▶ Work item
Using the listing below, keep only the lines with the word "must" and copy them.
-- Data to process follows --
## Partition clipped polygons by vertex count into front/back chunk segments

After: 4.146 billion, median of 6. Within noise of the previous version (+1.0%).

```diff
diff --git a/pressurefieldcontact.jl_amd/csrc/pfc_hip.hip b/pressurefieldcontact.jl_amd/csrc/pfc_hip.hip
--- a/pressurefieldcontact.jl_amd/csrc/pfc_hip.hip
+++ b/pressurefieldcontact.jl_amd/csrc/pfc_hip.hip
@@ -400,6 +400,7 @@
     size_t sort_tmp_for = 0;
     int sort_tmp_bits = 0;
     int max_elem1 = 1, max_elem2 = 1;
+    int opt_poly_split = 4;
     DevBuf<double> fx_rec, vfx_rec;
     DevBuf<int> vfx_head;
     DevBuf<int> fx_head;
@@ -736,6 +737,7 @@
     np.stamps = h->stamps.p;
     np.rec = h->rec.p; np.rgn = h->rgn.p; np.rr_cap = (int)(h->rcap / kRgn);
     np.poly_item = h->poly_item.p; np.poly = h->poly.p; np.pcap = (int)poly_cap(h->ccap);
+    np.split_n = (h->opt_fixed_order || h->opt_debug) ? 0 : h->opt_poly_split;
     np.pcnt = h->pcnt.p; np.chunk_switch = kNpChunkSwitch; np.poly_cand = h->want_surv ? h->poly_cand.p : nullptr;
     np.surv = h->want_surv ? h->surv.p : nullptr; np.scount = pcount + 1;
     const int np_grid = grid_for(h->ccap, kNpBlock, kNpMaxBlocks);
@@ -1582,6 +1584,7 @@
     if (t->opt_clip_min != h->opt_clip_min) { t->opt_clip_min = h->opt_clip_min; t->ghave[0] = t->ghave[1] = false; }
     if (t->opt_clip_queue != h->opt_clip_queue) { t->opt_clip_queue = h->opt_clip_queue; t->ghave[0] = t->ghave[1] = false; }
     if (t->opt_vertex_fields != h->opt_vertex_fields) { t->opt_vertex_fields = h->opt_vertex_fields; t->ghave[0] = t->ghave[1] = false; }
+    if (t->opt_poly_split != h->opt_poly_split) { t->opt_poly_split = h->opt_poly_split; t->ghave[0] = t->ghave[1] = false; }
     t->opt_graph = h->opt_graph;
     if (t->opt_no_filter != h->opt_no_filter) { t->opt_no_filter = h->opt_no_filter; t->ghave[0] = t->ghave[1] = false; }
     const int n0 = n_items / 2, n1 = n_items - n0;
@@ -3003,6 +3006,11 @@
         if (value != 0 && value != 1) return fail(h, PFC_ERR_BAD_ARG, "vertex_fields must be 0 (per-point k_fric) or 1 (per-corner fields)");
         h->opt_vertex_fields = (int)value; h->ghave[0] = h->ghave[1] = false; h->dghave = false;
     }
+    else if (!std::strcmp(name, "poly_split")) {
+        if (value != 0 && !((value & ~16LL) >= 3 && (value & ~16LL) <= 7))
+            return fail(h, PFC_ERR_BAD_ARG, "poly_split must be 0 (off), 3..7 (largest vertex count of a chunk's front class, 512-candidate chunks) or that + 16 (every chunk size)");
+        h->opt_poly_split = (int)value; h->ghave[0] = h->ghave[1] = false; h->dghave = false;
+    }
     else if (!std::strcmp(name, "poison")) h->opt_poison = value != 0;
     else if (!std::strcmp(name, "fused")) { h->opt_fused = value != 0; h->fused_skip = 0; }
     else if (!std::strcmp(name, "team")) h->opt_team = value < 0 ? 0 : (value > kTeamMaxWg ? kTeamMaxWg : (int)value);
diff --git a/pressurefieldcontact.jl_amd/csrc/pfc_np.h b/pressurefieldcontact.jl_amd/csrc/pfc_np.h
--- a/pressurefieldcontact.jl_amd/csrc/pfc_np.h
+++ b/pressurefieldcontact.jl_amd/csrc/pfc_np.h
@@ -16,6 +16,7 @@
     int rr_cap;
     int *pcnt;
     int chunk_switch;
+    int split_n;
     int *poly_cand;
     int *icnt;
     int n_items;
@@ -779,13 +780,14 @@
     const int C = np_chunk(n_c, g.chunk_switch);
     const int n_chunk = (n_c + C - 1) / C;
     const unsigned long long below = (1ull << lane) - 1ull;
+    const int split_n = (g.split_n >= 16 || C == kNpChunkBig) ? (g.split_n & 15) : 0;
 #define QZ(e, k, i) poly[(((((e) >> 6) * 3 + (k)) * 4 + (i)) * RC) + ((e) & 63)]
 #define QX(e, i) poly[(((6 + ((e) >> 6)) * 4 + (i)) * RC) + ((e) & 63)]
     for (int ch = blockIdx.x; ch < n_chunk; ch += gridDim.x) {
         const int n_here = n_c - ch * C < C ? n_c - ch * C : C;
         const int n_round = (n_here + kNpBlock - 1) / kNpBlock;
         int q = 0;
-        int pc = 0;
+        int pc = 0, pcb = 0;
         auto dense_round = [&]() {
             const int n_take = q < kNpBlock ? q : kNpBlock;
             const bool mine = lane < n_take, left = kNpBlock + lane < q;
@@ -826,9 +828,11 @@
                 if (err) atomicOr(g.status, kStNonFinite);
             }
             const bool has_poly = n_poly >= 3;
-            const unsigned long long km = __ballot(has_poly);
-            const int slot = ch * C + pc + __popcll(km & below);
-            pc += __popcll(km);
+            const bool at_back = has_poly && split_n > 0 && n_poly > split_n;
+            const unsigned long long km = __ballot(has_poly), kb = __ballot(at_back), kf = km & ~kb;
+            const int slot = ch * C + (at_back ? C - 1 - (pcb + __popcll(kb & below)) : pc + __popcll(kf & below));
+            pc += __popcll(kf);
+            pcb += __popcll(kb);
             if (has_poly) np_keep_polygon(ring, n_poly, V, E, nh, g, slot, item, ch * C + pos);
             if (km) {
                 const int item_first = __builtin_amdgcn_readfirstlane(item);
@@ -884,11 +888,23 @@
             if (q >= kNpBlock) dense_round();
         }
         if (q > 0) dense_round();
-        if (lane == 0) g.pcnt[ch] = pc;
+        if (lane == 0) g.pcnt[ch] = pc | (pcb << 16);
     }
 #undef QZ
 #undef QX
 }
+
+struct ChunkEnds {
+    int front, back;
+    __device__ __forceinline__ ChunkEnds(int packed, int C) {
+        front = packed & 0xFFFF; back = (int)((unsigned)packed >> 16);
+        if (front > C) front = C;
+        if (back > C - front) back = C - front;
+    }
+    __device__ __forceinline__ int lo(int seg, int C) const { return seg ? C - back : 0; }
+    __device__ __forceinline__ int hi(int seg, int C) const { return seg ? C : front; }
+    __device__ __forceinline__ int first_piece(int seg, int C) const { return seg ? (C - back) & ~63 : 0; }
+};
 
 struct IntegArgs {
     const ItemRec *items;
@@ -944,8 +960,7 @@
     const int n_chunk = (n_c + C - 1) / C;
     const size_t P = (size_t)g.pcap;
     for (int ch = blockIdx.x; ch < n_chunk; ch += gridDim.x) {
-        int cnt = __builtin_amdgcn_readfirstlane(g.pcnt[ch]);
-        if (cnt > C) cnt = C;
+        const ChunkEnds ends(__builtin_amdgcn_readfirstlane(g.pcnt[ch]), C);
         int cur = -1, n_tr = 0;
         bool cur_reg = false;
         V3 c0 = mk3(0.0, 0.0, 0.0);
@@ -1022,9 +1037,12 @@
             const int nt = wave_total_i(n_tr, lane);
             if (lane == 0 && nt) atomicAdd(&g.icnt[4 * (size_t)cur + 3], nt);
         };
-        for (int p0 = 0; p0 < cnt; p0 += 64) {
+#pragma unroll 1
+        for (int seg = 0; seg < 2; ++seg) {
+        const int lo = ends.lo(seg, C), hi = ends.hi(seg, C);
+        for (int p0 = ends.first_piece(seg, C); p0 < hi; p0 += 64) {
             const int idx = ch * C + p0 + lane;
-            const bool active = p0 + lane < cnt;
+            const bool active = p0 + lane >= lo && p0 + lane < hi;
             unsigned pk = active ? (unsigned)g.poly_item[idx] : 0u;
             if ((pk >> 28) > 8u || ((pk >> 28) >= 3u && (pk & 0x0FFFFFFFu) >= (unsigned)g.n_items)) {
                 atomicOr(g.status, kStHole);
@@ -1168,6 +1186,7 @@
                 }
             }
         }
+        }
         flush();
     }
 }
@@ -1203,11 +1222,13 @@
     const int C = np_chunk(n_c, g.chunk_switch);
     const int n_chunk = (n_c + C - 1) / C;
     for (int ch = blockIdx.x; ch < n_chunk; ch += gridDim.x) {
-      int cnt = __builtin_amdgcn_readfirstlane(g.pcnt[ch]);
-      if (cnt > C) cnt = C;
-      for (int p0 = 0; p0 < cnt; p0 += 64) {
+      const ChunkEnds ends(__builtin_amdgcn_readfirstlane(g.pcnt[ch]), C);
+#pragma unroll 1
+      for (int seg = 0; seg < 2; ++seg) {
+      const int lo = ends.lo(seg, C), hi = ends.hi(seg, C);
+      for (int p0 = ends.first_piece(seg, C); p0 < hi; p0 += 64) {
         const int idx = ch * C + p0 + lane;
-        const bool active = p0 + lane < cnt;
+        const bool active = p0 + lane >= lo && p0 + lane < hi;
         double sum[6];
 #pragma unroll
         for (int k = 0; k < 6; ++k) sum[k] = 0.0;
@@ -1324,6 +1345,7 @@
         }
         accumulate_items<6, FX>(g.acc, item, FX ? (active && (pk >> 28) >= 3u) : active, contributed, sum, kAccFric, kAccStride, &g.sink, (ch * C + p0) >> 6);
       }
+      }
     }
 }
 template <bool VF> __global__ void __launch_bounds__(64, 3) k_fric(FricArgs g) { fric_body<false, VF>(g); }
```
-- Data to process concluded --
▶ Response to the exercise
         if (value != 0 && value != 1) return fail(h, PFC_ERR_BAD_ARG, "vertex_fields must be 0 (per-point k_fric) or 1 (per-corner fields)");
+            return fail(h, PFC_ERR_BAD_ARG, "poly_split must be 0 (off), 3..7 (largest vertex count of a chunk's front class, 512-candidate chunks) or that + 16 (every chunk size)");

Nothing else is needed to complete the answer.